Sila’s March Madness Code Challenge
Sila added a wrinkle to its annual NCAA March Madness 2017 Tournament competition by having its programmers write algorithms in code to generate their brackets, rather than hand picking their teams.
The rules were wide open; people could use any data set they wanted and they could write their code using any language or tool. The only requirements were that the contestants had to provide the code used to generate the brackets, a file showing the output of the code, and a README file describing the algorithm and how to run it.
There were two different algorithm competitions. One was to determine which bracket-choosing algorithm produced the best results, and participants entered their generated bracket online at CBSSports.com.
The second was a subjective competition, where a panel of three judges determined which algorithm they liked the best.
There were not any other stated criteria for the subjective competition, but Sila’s three judges found themselves influenced by two factors.
- Could they understand what the algorithm was trying to accomplish, and why?
- Did the algorithm accomplish something interesting, unique, or innovative?
Said one judge: “Ultimately, we liked aspects of each of the algorithms but ended up going with a team in our Washington, D.C., office. They took several factors into account for each game, including the teams’ offensive efficiency, defensive efficiency, luck, and tempo to figure out an expected score. If the calculated score was less than five points, they picked a winner at random.”
The competition was open to all employees in Sila’s five offices nationwide: Washington, D.C.; Seattle, WA; Shelton, CT; Annapolis Junction, MD; Denver, CO; and Chicago, IL.
In the following sections, the winning and runner-up teams each described the challenge and the rationale behind their algorithms.
Winning Team (from Sila’s Washington, D.C., office)
The challenge to write an algorithm to predict the outcome of the NCAA March Madness Tournament immediately struck our fancy as basketball fans and technical enthusiasts. We knew basketball and we knew how to write code, but we were very unsure of ourselves when it came to data analysis and algorithms. After spending some time looking at different metrics and data sources, we found that Ken Pomeroy’s kenpom.com did most of the analysis for us. Kenpom provides offensive and defensive efficiencies per 100 possessions, tempo (possessions per 40 minutes), and luck, all adjusted for the opponents of each team. Given these metrics, we were able to come up with a formula to predict the points scored by each team.
Our algorithm generated the points scored for a team by generating the points scored per possession using the luck-adjusted offensive efficiency of the team and the luck-adjusted defensive efficiency of their opponent, and multiplied by the average tempo of the two teams (the total number of possessions expected to be played by each team).
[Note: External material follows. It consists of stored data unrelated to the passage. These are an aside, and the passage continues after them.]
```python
@dataclass
class BatchedIPMResult:
    x: torch.Tensor
    f: torch.Tensor
# ... 588 lines not shown
        al = alpha0.clone()
        for k in range(K):
            inval = act & ~(al > alpha_min)
            failed = failed | inval
            act = act & ~inval
            ok, armk = self._accept(theta, phi, gphi_d, al, tht[k], pht[k], F, nf, theta_min=theta_min, pend=act,
                                    frs=frs, theta_max=theta_max)
            kacc = torch.where(ok, torch.full_like(kacc, k), kacc)
            arm = torch.where(ok, armk, arm)
            act = act & ~ok
            al = al * 0.5
        return kacc, failed, arm

    LS_MULTI_K = int(os.environ.get('ATO_LS_MULTI_K', '8'))
    FUSED_RESTO = os.environ.get('ATO_IPM_FUSED_RESTO', '1') != '0'

    @staticmethod
    def _halvings(K, device):
        return torch.tensor([0.5 ** k for k in range(K)], dtype=torch.float64, device=device)

    def _multi_round(self, idx, P, K, x, s, dx, ds, alpha, alpha_min, mu, theta, phi, gphi_d, F, nf, frs):
        import copy
        cols = idx.repeat(K)
        pw = self._halvings(K + 1, alpha.device)[:K]
        ak = alpha.index_select(0, idx)[None, :] * pw[:, None]
        akf = ak.reshape(-1)
        Xm = x.index_select(1, cols) + akf * dx.index_select(1, cols)
        Sm = s.index_select(1, cols) + akf * ds.index_select(1, cols)
        view = copy.copy(self)
        if self.vk is not None:
            for k in ('sf', 'sg', 'c_rhs', 'xL', 'xU', 'dL', 'dU'):
                t = getattr(self, k)
                if torch.is_tensor(t) and t.dim() >= 1 and t.shape[-1] == self.B:
                    setattr(view, k, t.index_select(t.dim() - 1, cols).contiguous())
        else:
            view._compact(cols, ())
        view.B = K * P
        view.ev = getattr(self.ev, 'trial_subset', getattr(self.ev, 'subset', None))(K * P, cols)
        fm, gm = view._eval_fg(Xm)
        tht, pht = view._measures(Xm, Sm, gm, fm, mu.index_select(0, cols))
        sel = lambda t: t.index_select(0, idx)
        nf_p = sel(nf)
        frs_p = tuple(sel(t) for t in frs)
        kacc, failed, arm = self._filter_multi(sel(theta), sel(phi), sel(gphi_d), sel(alpha), sel(alpha_min),
                                               tht.reshape(K, P).contiguous(), pht.reshape(K, P).contiguous(),
                                               F.index_select(0, idx), nf_p, sel(self.theta_max), sel(self.theta_min),
                                               frs_p)
        nf.index_copy_(0, idx, nf_p)
        for t, tp in zip(frs, frs_p):
            t.index_copy_(0, idx, tp)
        lss = self.stats.setdefault('ls_multi', [0, 0])
        lss[0] += 1
        lss[1] += K * P
        return kacc, failed, arm

    def _filter_test(self, theta, phi, gphi_d, alpha, tht, pht, F, nf, pend, first, frs, theta_min=None):
        tmin = self.theta_min if theta_min is None else theta_min
        if self.vk is not None:
            return self.vk.filter_accept(theta, phi, gphi_d, alpha, tht, pht, F, nf, self.theta_max, tmin, pend,
                                         first, self.o, frs=frs)
        ok, arm = self._accept(theta, phi, gphi_d, alpha, tht, pht, F, nf, theta_min=tmin, pend=pend, frs=frs)
        return ok, arm, pend & ~ok & first & (tht >= theta)

    def _solve(self, rhs, mask, H, Js, dx, dr, idx=None):
        if idx is None:
            idx = _idx(mask)
        x = rhs.clone()
        if len(idx) == 0:
# ... 500 lines not shown
                        self._bd(), x, s, dx, ds, zl, zu, vl, vu, gx, gs, mu, tau)
                else:
                    dzl = torch.where(self.hxl, mu / a - zl - zl / a * dx, 0.0)
                    dzu = torch.where(self.hxu, mu / b - zu + zu / b * dx, 0.0)
                    dvl = torch.where(self.hsl, mu / c - vl - vl / c * ds, 0.0)
                    dvu = torch.where(self.hsu, mu / d - vu + vu / d * ds, 0.0)
                    alpha_max = torch.minimum(
                        torch.minimum(self._ftb(a, dx, self.hxl, tau), self._ftb(b, -dx, self.hxu, tau)),
                        torch.minimum(self._ftb(c, ds, self.hsl, tau), self._ftb(d, -ds, self.hsu, tau)))
                    alpha_z = torch.minimum(
                        torch.minimum(self._ftb(zl, dzl, self.hxl, tau), self._ftb(zu, dzu, self.hxu, tau)),
                        torch.minimum(self._ftb(vl, dvl, self.hsl, tau), self._ftb(vu, dvu, self.hsu, tau)))
                    gphi_d = (gx * dx).sum(0) + (gs * ds).sum(0)
                theta, phi = self._measures(x, s, g, f, mu)
                tiny = torch.zeros_like(act)
                if o.tiny_step_tol > 0:
                    rel_x = (dx.abs() / (1.0 + x.abs())).amax(0) if n else torch.zeros_like(mu)
                    rel_s = (ds.abs() / (1.0 + s.abs())).amax(0) if ds.shape[0] else torch.zeros_like(mu)
                    dymax = dy.abs().amax(0) if m else torch.zeros_like(mu)
                    tiny = act & ~in_wd & ~kwd & (rel_x <= o.tiny_step_tol) & (rel_s <= o.tiny_step_tol) & \
                        (dymax <= o.tiny_step_y_tol) & (theta <= 1e-4)
                    tiny_flag = tiny_flag | tiny
                soft_now = act & in_soft & ~tiny
                soft_count = torch.where(soft_now, soft_count + 1, soft_count)
                soft_over = soft_now & (soft_count > o.max_soft_resto_iters)
                soft_try = soft_now & ~soft_over
                dirs = {'dx': dx, 'ds': ds, 'dy': dy, 'dzl': dzl, 'dzu': dzu, 'dvl': dvl, 'dvu': dvu}
                nosoc = torch.zeros_like(act)
                wdm = torch.zeros_like(act)
                any_kwd = any_wd = False
                if wd_on:
                    start = act & ~tiny & ~in_wd & ~kwd & ~in_soft & (ws_short >= o.watchdog_shortened_iter_trigger)
                    wdm = act & ~kwd & (in_wd | start)
                    any_start, any_kwd, any_wd = torch.stack([start.any(), kwd.any(), wdm.any()]).tolist()
# ... 19 lines not shown
                                                                           ('vu', vu)))
                    for k in dirs:
                        dirs[k] = torch.where(m2, wd[k], dirs[k])
                    alpha_max, alpha_z, theta, phi, gphi_d = (
                        torch.where(msk, wd[k], v) for k, v in (('alpha_max', alpha_max), ('alpha_z', alpha_z),
                                                                ('theta', theta), ('phi', phi), ('gphi_d', gphi_d)))
                    in_wd = in_wd & ~msk
                    nosoc = nosoc | msk
                    fe_, ge_, gfe_, jve_ = self._eval(x)
                    f, g = torch.where(msk, fe_, f), torch.where(m2, ge_, g)
                    gf, jv = torch.where(m2, gfe_, gf), torch.where(m2, jve_, jv)
                    wdst[2] += msk.sum()
                    cst[1] += msk.long()

                def alpha_min_of(theta_, gphi_):
                    neg = gphi_ < 0
                    mgd = torch.clamp(-gphi_, min=1e-300)
                    t1 = o.gamma_phi * theta_ / mgd
                    t2 = o.delta * theta_ ** o.s_theta / mgd ** o.s_phi
                    amin = torch.where(neg & (theta_ <= self.theta_min),
                                       torch.clamp(torch.minimum(t1, t2), max=o.gamma_theta),
                                       torch.where(neg, torch.clamp(t1, max=o.gamma_theta),
                                                   torch.full_like(t1, o.gamma_theta)))
                    return o.alpha_min_frac * amin

                if any_kwd:
                    revert(kwd)
                dx, ds, dy, dzl, dzu, dvl, dvu = (dirs[k] for k in ('dx', 'ds', 'dy', 'dzl', 'dzu', 'dvl', 'dvu'))
                alpha_min = alpha_min_of(theta, gphi_d)
                alpha = torch.where(kwd, alpha_max * 0.5, alpha_max) if any_kwd else alpha_max.clone()
                wd_succ = torch.zeros_like(act)
                wd_cols = wdm.clone()
                pend = act & ~soft_now
                resto = torch.zeros(B, dtype=torch.bool, device=dev)
                first = torch.ones(B, dtype=torch.bool, device=dev)
                xn, sn = x.clone(), s.clone()
                an, dyn = torch.zeros_like(alpha), dy.clone()
                armn = torch.zeros(B, dtype=torch.bool, device=dev)
                fresh = pend.clone()
                fresh_any = True
                accf = torch.zeros(B, dtype=torch.bool, device=dev)
                frs = (fr_n, fr_cnt, fr_last)

                def take(mask, al, xt, st, arm, dyt):
                    nonlocal xn, sn, an, dyn, armn, accf
                    m2 = mask[None, :]
                    xn = torch.where(m2, xt, xn)
                    sn = torch.where(m2, st, sn)
                    an = torch.where(mask, al, an)
                    dyn = torch.where(m2, dyt, dyn)
                    armn = torch.where(mask, arm, armn)
                    accf = torch.where(mask, fresh, accf)

                laps.lap('direction')
                lsfail = torch.zeros_like(act)
                for _ls in range(200):
                    failed = pend & ~(alpha > alpha_min)
                    if o.ls_first_trial:
                        failed = failed & ~fresh
                    any_failed, n_left = torch.stack([failed.any(), (pend & ~failed).sum()]).tolist()
                    if any_failed:
                        lsfail = lsfail | failed
                        pend = pend & ~failed
                    if not n_left:
                        break
                    lss = self.stats.setdefault('ls_trials', [0, 0, 0])
                    lss[0] += 1
                    lss[1] += int(n_left)
                    lss[2] += int(_ls == 0)
                    K = self.LS_MULTI_K
                    if K > 0 and _ls >= 1 and not fresh_any and getattr(self.ev, 'trial_subset_ok',
                                                                          hasattr(self.ev, 'subset')):
                        pidx = torch.nonzero(pend).reshape(-1)
                        kacc, mfail, marm = self._multi_round(pidx, int(n_left), K, x, s, dx, ds, alpha, alpha_min,
                                                              mu, theta, phi, gphi_d, F, nf, frs)
                        acc_p = kacc >= 0
                        a_p = alpha.index_select(0, pidx) * self._halvings(K + 1, dev).index_select(
                            0, torch.where(acc_p, kacc, K).long())
                        acc = torch.zeros_like(pend).index_copy(0, pidx, acc_p)
                        mf = torch.zeros_like(pend).index_copy(0, pidx, mfail)
                        alpha = alpha.index_copy(0, pidx, a_p)
                        take(acc, alpha, x + alpha * dx, s + alpha * ds, torch.zeros_like(pend).index_copy(0, pidx, marm),
                             dy)
                        lsfail = lsfail | mf
                        pend = pend & ~acc & ~mf
                        continue
                    xt = x + alpha * dx
                    st = s + alpha * ds
                    laps.lap('ls_logic')
                    ft, gt = self._eval_fg(xt)
                    laps.lap('ls_eval')
                    tht, pht = self._measures(xt, st, gt, ft, mu)
                    if _ls == 0 and any_wd:
                        th_r, ph_r = torch.where(wdm, wd['theta'], theta), torch.where(wdm, wd['phi'], phi)
                        gd_r, al_r = torch.where(wdm, wd['gphi_d'], gphi_d), torch.where(wdm, wd['alpha_max'], alpha)
                    else:
                        th_r, ph_r, gd_r, al_r = theta, phi, gphi_d, alpha
                    okt, armt, soc = self._filter_test(th_r, ph_r, gd_r, al_r, tht, pht, F, nf,
                                                       pend & ~tiny if _ls == 0 else pend, first, frs)
                    soc = soc & ~nosoc & ~wdm & ~tiny
                    take(okt, alpha, xt, st, armt, dy)
                    pend = pend & ~okt
                    if _ls == 0:
# ... 718 lines not shown
```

The average tempo is a very important piece of the puzzle because that determines how many possessions will be played and, ultimately, how many points will be scored. Given the nature of the NCAA March Madness tournament, we felt that we had to incorporate an element of “madness” to our algorithm. With that thought in mind, we added a random component to our algorithm where if the outcome of a game was within five points, we randomly chose the winner.
Runner-up Team (from Sila’s Connecticut office)
When we first decided to create the algorithm, we were faced with two questions. First, how detailed do we want to get? We knew that there were certainly statistics that could help predict the outcome, but we also knew that more variables involved might have a negative impact on our algorithm.
Second what variables should we use? We didn’t want to just create an algorithm that gave each team a score based on their stats. We wanted to have an algorithm that compared teams to each other. In other words, a team with a lot of points may be good, but if they played teams that were not ranked high throughout the season, then they may not be as good as they seem.
The goal was to create a simple algorithm that would take into account these key areas: opponent comparison, strength of regular season schedule, and team rank.
Based on those areas, we created an algorithm that used data mining in SQLite that would output a score for the teams in each game of the tournament. The team with the higher score would then move on to the next round and the score would be recalculated based off the new projected opponent.
Once we could test the algorithm, we quickly realized that we needed to modify it. The algorithm took the team rank into account too much and basically chose the higher seed in each matchup. To account for this we added weights to some variables. Adding the weight allowed us to play around and test which weights seemed to be the most logical fit. With a few days of testing, we were satisfied with our result and decided to stick to an algorithm.
After seeing the results, we have some ideas on how to optimize it for next year and we look forward to competing again!